*** DATA FOR PROCESSING Section Begins ***

+            X3_STEP(MFMA16, ah, am, ah, bh[k], bm[k], bh[k])
+          }
+          const int nr = T < 2 ? 16 : 4;
+#pragma unroll
+          for (int r = 0; r < 16; ++r)
+            if (r < nr) h[16 * T + r] = fmaxf(D0[r], 0.0f) * usc;
+        }
+#else
         float4 psv[9], pdv[9];
         {
           const float* ps = A.pre + ((size_t)sn * 4 + (gw & 1)) * NE + 36 * hh;
@@ -456,17 +512,13 @@
           }
 #pragma unroll
           for (int r = 0; r < 16; ++r) D1[r] = 0.0f;
-          const W1Split wf = w1_split(w1l, w1, T, lane);
+          const W1Split wf = w1_split(w1, T, lane);
           X3_STEP(MFMA16, wf.h, wf.m, wf.l, b0h, b0m, b0l)
           {
             const f16x4 ah = wf.th, am = wf.tm, al = wf.tl;
             const f16x8 a_hm = __builtin_shufflevector(ah, am, 0, 1, 2, 3, 4, 5, 6, 7), a_lh = __builtin_shufflevector(al, ah, 0, 1, 2, 3, 4, 5, 6, 7);
             D0 = MFMA16(a_hm, b1_mh, D0);
-#ifndef X3_TWO_LIMBS
             D1 = MFMA16(a_lh, b1_hl, D1);
-#else
-            (void)a_lh; (void)b1_hl;
-#endif
             D0 = MFMA16(a_hm, b1_hm, D0);
           }
           const int nr = T < 2 ? 16 : 4;
@@ -474,6 +526,7 @@
           for (int r = 0; r < 16; ++r)
             if (r < nr) h[16 * T + r] = fmaxf(X3_SUM(r), 0.0f) * usc;
         }
+#endif
       } else {
         float bin[36];
         {
@@ -553,7 +606,10 @@
     {
       const int o_main_dst = hh ? FX_C : FX_A, r0 = hh ? NV : 0;
 #pragma unroll
-      for (int j = 0; j < NS / 4; ++j) *reinterpret_cast<float4*>(Fr + o_main_dst + 4 * j) = mainv[j];
+      for (int j = 0; j < NS / 4; ++j) {
+        if constexpr (SENDK) *reinterpret_cast<float4*>(Fr + (j < 3 ? FX_A : FX_C - 12) + 12 * hh + 4 * j) = mainv[j];
+        else *reinterpret_cast<float4*>(Fr + o_main_dst + 4 * j) = mainv[j];
+      }
       float pv[3 * NV];
 #pragma unroll
       for (int j = 0; j < 3 * NV / 2; ++j) { pv[2 * j] = pv2[j].x; pv[2 * j + 1] = pv2[j].y; }
@@ -847,11 +903,12 @@
 
 hipError_t launch_conv_fused_x(const ConvLayerDev& L, const ConvLaunch& a, int n_cu, hipStream_t s) {
   if (a.mode != 0 && a.mode != 1) return hipErrorInvalidValue;
+  if (X3_TWO && a.gather && a.pre != nullptr && (!L.sender_in_gemm1 || L.w1sx == nullptr)) return hipErrorInvalidValue;
   ConvXArgs X;
   ConvKArgs& k = X.k;
   k.x = a.x; k.src = a.src; k.dst = a.dst; k.edge_attr = a.edge_attr; k.sh = a.sh; k.sum = a.sum;
   k.counter = a.counter;
-  k.w1p = nullptr; k.b1p = L.b1p[0]; k.w2r = nullptr; k.w1x = L.w1x; k.w2x = L.w2x; k.n_tiles = L.n_tiles;
+  k.w1p = nullptr; k.b1p = L.b1p[0]; k.w2r = nullptr; k.w1x = L.w1x; k.w1sx = L.w1sx; k.w2x = L.w2x; k.n_tiles = L.n_tiles;
   for (int g = 0; g < CONV_MAX_GROUPS; ++g) { k.w1s[g] = L.w1s[g]; k.w1u[g] = 1.0f / L.w1s[g]; k.w2s[g] = L.w2s[g]; k.w2u[g] = 1.0f / L.w2s[g]; }
   k.n_cols = L.n_cols;
   for (int c = 0; c <= L.n_cols; ++c) k.col_start[c] = L.col_start[c];
diff --git a/disco_diffdock_amd/csrc/model.hip b/disco_diffdock_amd/csrc/model.hip
--- a/disco_diffdock_amd/csrc/model.hip
+++ b/disco_diffdock_amd/csrc/model.hip
@@ -475,10 +475,12 @@
   NE_.x = xin; NE_.lig_latent = cx->lig_latent; NE_.rec_latent = cx->rec_latent; NE_.lig_w_lat = M->dev.lig_w_lat; NE_.rec_w_lat = M->dev.rec_w_lat;
   NE_.lig_unc = M->dev.lig_node_unc; NE_.rec_unc = M->dev.rec_node_unc; NE_.unconditional = cx->unconditional; NE_.latent_dim = c.latent_dim;
   const bool split = ctx->conv[0].wn != nullptr && cx->pre != nullptr;
+  const bool recv_only = split && ctx->conv[0].sender_in_gemm1;
+  const int role_mask = recv_only ? 0x3 : 0xF;
   if (split) {
     NodePreArgs PA = {};
     PA.x_out = xin; PA.n_lig_total = B * n_lig; PA.n_rec_total = B * n_rec; PA.n_rec = n_rec;
-    PA.wn = ctx->conv[0].wn; PA.bnp = ctx->conv[0].bnp; PA.pre = cx->pre; PA.n_slots = 1; PA.lig_roles = 15; PA.rec_roles = 15;
+    PA.wn = ctx->conv[0].wn; PA.bnp = ctx->conv[0].bnp; PA.pre = cx->pre; PA.n_slots = 1; PA.lig_roles = role_mask; PA.rec_roles = role_mask;
     CK(launch_edge_features_node(F, feat_cap, PA, NE_, s), "edge features + node embed + node_pre");
   } else {
     CK(launch_edge_features(F, feat_cap, s), "edge features");
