ABI_SYMBOLS = [
    "mslam_hip_default_params", "mslam_hip_abi_version", "mslam_hip_create", "mslam_hip_destroy",
    "mslam_hip_last_error", "mslam_hip_sync", "mslam_hip_detect", "mslam_hip_detect_batch_dev",
    "mslam_hip_get_batch_view", "mslam_hip_match", "mslam_hip_match_knn2", "mslam_hip_match_batch_dev",
    "mslam_hip_bow_load", "mslam_hip_bow_info", "mslam_hip_bow_words", "mslam_hip_bow_transform",
    "mslam_hip_bow_score", "mslam_hip_bow_db_add", "mslam_hip_bow_db_query", "mslam_hip_bow_db_clear",
    "mslam_hip_bow_batch_dev", "mslam_hip_get_bow_view", "mslam_hip_bow_cross_score_dev", "mslam_hip_level_geometry", "mslam_hip_debug_read",
    "mslam_hip_set_profiling", "mslam_hip_get_stage_times", "mslam_hip_copy_to_host", "mslam_hip_backproject", "mslam_hip_backproject_batch_dev",
    "mslam_hip_get_points_view", "mslam_hip_set_matcher", "mslam_hip_get_matcher",
    "mslam_hip_bow_pack_dev", "mslam_hip_bow_cross_score_packed_dev", "mslam_hip_debug_counts",
    "mslam_hip_last_match_kernel",
    "mslam_hip_join_matcher", "mslam_hip_bow_db_remove", "mslam_hip_bow_set_assignment",
    "mslam_hip_bow_db_reserve", "mslam_hip_bow_db_size", "mslam_hip_qlz_decompress",
    "mslam_hip_pnp_ransac", "mslam_hip_pnp_batch_dev", "mslam_hip_get_pnp_view", "mslam_hip_pnp_set_confidence", "mslam_hip_pack_batch_dev", "mslam_hip_packed_capacity",
    "mslam_hip_set_cv_keypoint_order", "mslam_hip_pnp_min_mse", "mslam_hip_pnp_min_mse_batch_dev",
    "mslam_hip_kf_add", "mslam_hip_kf_add_from_batch_dev", "mslam_hip_kf_remove", "mslam_hip_kf_clear", "mslam_hip_kf_size",
    "mslam_hip_kf_reserve", "mslam_hip_kf_read", "mslam_hip_relocalize",
    "mslam_hip_kf_visible", "mslam_hip_track", "mslam_hip_track_window", "mslam_hip_track_window_dev",
    "mslam_hip_kf_add_ids", "mslam_hip_kf_read_ids", "mslam_hip_kf_covisible", "mslam_hip_kf_union", "mslam_hip_kf_union_dev",
    "mslam_hip_match_guided_knn2", "mslam_hip_match_guided", "mslam_hip_set_guided_match", "mslam_hip_get_guided_match",
    "mslam_hip_bundle_adjust", "mslam_hip_bundle_adjust_global", "mslam_hip_kf_update_world", "mslam_hip_pose_graph",
    "mslam_hip_kf_fuse_search", "mslam_hip_kf_replace_ids", "mslam_hip_kf_fuse",
    "mslam_hip_kf_fuse_search_multi", "mslam_hip_kf_fuse_multi",
    "mslam_hip_kf_remove_observations",
    "mslam_hip_kf_observers", "mslam_hip_kf_cull_search", "mslam_hip_kf_cull",
    "mslam_hip_kf_remove_landmarks", "mslam_hip_kf_cull_landmarks_search", "mslam_hip_kf_cull_landmarks",
    "mslam_hip_set_ba_loss", "mslam_hip_get_ba_loss",
    "mslam_hip_set_union_descriptor", "mslam_hip_get_union_descriptor",
    "mslam_hip_set_pose_graph_solver", "mslam_hip_get_pose_graph_solver", "mslam_hip_pose_graph_analyze",
    "mslam_hip_set_ba_global_solver", "mslam_hip_get_ba_global_solver", "mslam_hip_bundle_adjust_global_analyze",
]


class MslamHipError(RuntimeError):
    def __init__(self, code, msg):
        super().__init__("mslam_hip error %d: %s" % (code, msg))
        self.code = code


class Params(C.Structure):
    _fields_ = [("width", C.c_int32), ("height", C.c_int32), ("max_batch", C.c_int32), ("n_levels", C.c_int32),
                ("scale_factor", C.c_float), ("ini_fast_thr", C.c_int32), ("min_fast_thr", C.c_int32),
                ("min_node_area", C.c_uint32), ("max_keypoints", C.c_int32), ("max_candidates", C.c_int32),
                ("device", C.c_int32), ("stream", C.c_void_p), ("detector", C.c_int32), ("n_features", C.c_int32),
                ("edge_threshold", C.c_int32)]


class BatchView(C.Structure):
    _fields_ = [("n_frames", C.c_int32), ("capacity", C.c_int32), ("xy", C.c_void_p), ("desc", C.c_void_p),
                ("octave", C.c_void_p), ("angle", C.c_void_p), ("response", C.c_void_p), ("count", C.c_void_p),
                ("match_from", C.c_void_p), ("match_to", C.c_void_p), ("match_count", C.c_void_p)]


class PointsView(C.Structure):
    _fields_ = [("capacity", C.c_int32), ("xyz", C.c_void_p), ("valid", C.c_void_p)]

*** DATA FOR PROCESSING Section Ends ***

## [REQUIRED WORK]
Write out exactly the lines between the start of the entries and the line containing "-#ifndef X3_TWO_LIMBS", including that line and the first one.

## [EXERCISE SOLUTION]
+            X3_STEP(MFMA16, ah, am, ah, bh[k], bm[k], bh[k])
+          }
+          const int nr = T < 2 ? 16 : 4;
+#pragma unroll
+          for (int r = 0; r < 16; ++r)
+            if (r < nr) h[16 * T + r] = fmaxf(D0[r], 0.0f) * usc;
+        }
+#else
         float4 psv[9], pdv[9];
         {
           const float* ps = A.pre + ((size_t)sn * 4 + (gw & 1)) * NE + 36 * hh;
@@ -456,17 +512,13 @@
           }
 #pragma unroll
           for (int r = 0; r < 16; ++r) D1[r] = 0.0f;
-          const W1Split wf = w1_split(w1l, w1, T, lane);
+          const W1Split wf = w1_split(w1, T, lane);
           X3_STEP(MFMA16, wf.h, wf.m, wf.l, b0h, b0m, b0l)
           {
             const f16x4 ah = wf.th, am = wf.tm, al = wf.tl;
             const f16x8 a_hm = __builtin_shufflevector(ah, am, 0, 1, 2, 3, 4, 5, 6, 7), a_lh = __builtin_shufflevector(al, ah, 0, 1, 2, 3, 4, 5, 6, 7);
             D0 = MFMA16(a_hm, b1_mh, D0);
-#ifndef X3_TWO_LIMBS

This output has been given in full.